University Hospital of Tours, Neuroradiology Department, 2, boulevard Tonnellé, 37000 Tours, France.
University Hospital of Tours, Neuroradiology Department, 2, boulevard Tonnellé, 37000 Tours, France.
J Neuroradiol. 2020 May;47(3):193-196. doi: 10.1016/j.neurad.2019.02.010. Epub 2019 Mar 7.
Web shape modification (WSM) has previously been associated with aneurysm recurrence. We report here our five-year experience of WEB device use with a quantitative approach of the WSM phenomenon.
From July 2012 to July 2017, 50 patients with 51 unruptured aneurysms treated with the WEB device have been prospectively enrolled in our data base and retrospectively analyzed. An independent "core lab" evaluated anatomical results and potential WSM in DSA follow-up. We defined the WSM ratio (WSMr) as a relative index between the height and the width of the device in working projections which gave an evaluation of the device deformation over the time.

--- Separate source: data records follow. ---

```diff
@@ -346,21 +421,20 @@
         SC_CHECK(!a.rel_k && !a.causal && a.Sq == a.Skv && a.q_bias_u && a.q_bias_v && a.rp_ld % 4 == 0,
                  "attention: relative positions need self-attention (Sq == Skv), both query biases and a 16-byte aligned table");
     if (!g_attn_attr_set) {
-        SC_HIP(hipFuncSetAttribute(reinterpret_cast<const void*>(&attn_mfma16_kernel<0>), hipFuncAttributeMaxDynamicSharedMemorySize, 120 * 1024));
-        SC_HIP(hipFuncSetAttribute(reinterpret_cast<const void*>(&attn_mfma16_kernel<1>), hipFuncAttributeMaxDynamicSharedMemorySize, 120 * 1024));
-        SC_HIP(hipFuncSetAttribute(reinterpret_cast<const void*>(&attn_mfma16_kernel<2>), hipFuncAttributeMaxDynamicSharedMemorySize, 120 * 1024));
+        attn_set_lds<0>();
+        attn_set_lds<1>();
+        attn_set_lds<2>();
         g_attn_attr_set = true;
     }
     const double pairs = a.pairs > 0 ? a.pairs : (double)a.nb * a.Sq * a.Skv;
     prof::Scope scope(a.rel_k ? "attention_shaw" : "attention", 4.0 * a.heads * pairs * HD,
                       4.0 * a.nb * a.heads * HD * (2.0 * a.Sq + 2.0 * a.Skv), s);
-    size_t lds = (size_t)(4 * 32 * KS) * sizeof(float);
-    if (a.rel_k) lds += (size_t)(MQ * npos) * sizeof(float);
-    if (a.rp_table) lds += (size_t)(4 * 64 * 32) * sizeof(float);
-    dim3 grid(cdiv(a.Sq, MQ), a.heads, a.nb);
-    if (a.rp_table) hipLaunchKernelGGL((attn_mfma16_kernel<2>), grid, dim3(256), lds, s, a);
-    else if (a.rel_k) hipLaunchKernelGGL((attn_mfma16_kernel<1>), grid, dim3(256), lds, s, a);
-    else hipLaunchKernelGGL((attn_mfma16_kernel<0>), grid, dim3(256), lds, s, a);
+    const int nw = attn_waves(a, npos);
+    const size_t lds = attn_lds_bytes(nw, a.rel_k != nullptr, a.rp_table != nullptr, npos);
+    SC_CHECK(lds <= ATTN_LDS_MAX, "attention: %d waves need %zu B of LDS > %zu", nw, lds, ATTN_LDS_MAX);
+    if (a.rp_table) attn_launch<2>(a, nw, lds, s);
+    else if (a.rel_k) attn_launch<1>(a, nw, lds, s);
+    else attn_launch<0>(a, nw, lds, s);
     SC_LAUNCH_CHECK();
 }
 
diff --git a/seamless_communication_amd/csrc/kernels.h b/seamless_communication_amd/csrc/kernels.h
--- a/seamless_communication_amd/csrc/kernels.h
+++ b/seamless_communication_amd/csrc/kernels.h
@@ -430,6 +430,7 @@
     __half* out_lo = nullptr;
     int64_t ldoh = 0;
     int head_dim = 64;
+    int force_waves = 0;
 };
 void launch_attention(const AttnArgs& a, hipStream_t s);
 void launch_attention_hd(const AttnArgs& a, hipStream_t s);
```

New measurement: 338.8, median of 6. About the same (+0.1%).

During the total follow-up period, WSM was observed in 35/48 aneurysms (72.9%). Adequate occlusion rates were 87.0% and 92.6% with and without WSM respectively (P = 0.65). 30 out the 35 (85.7%) shape modifications were already noticed at short-term follow-up (6-month DSA). 33 patients had 2 DSA controls and WSMr measurements were available in 24 patients: 18 (75%) with WSM and 6 (25%) without WSM. In the group with WSM, WSMr values were 0.80 in post-embolization, 0.52 at the first DSA angiogram and 0.42 at the second DSA angiogram.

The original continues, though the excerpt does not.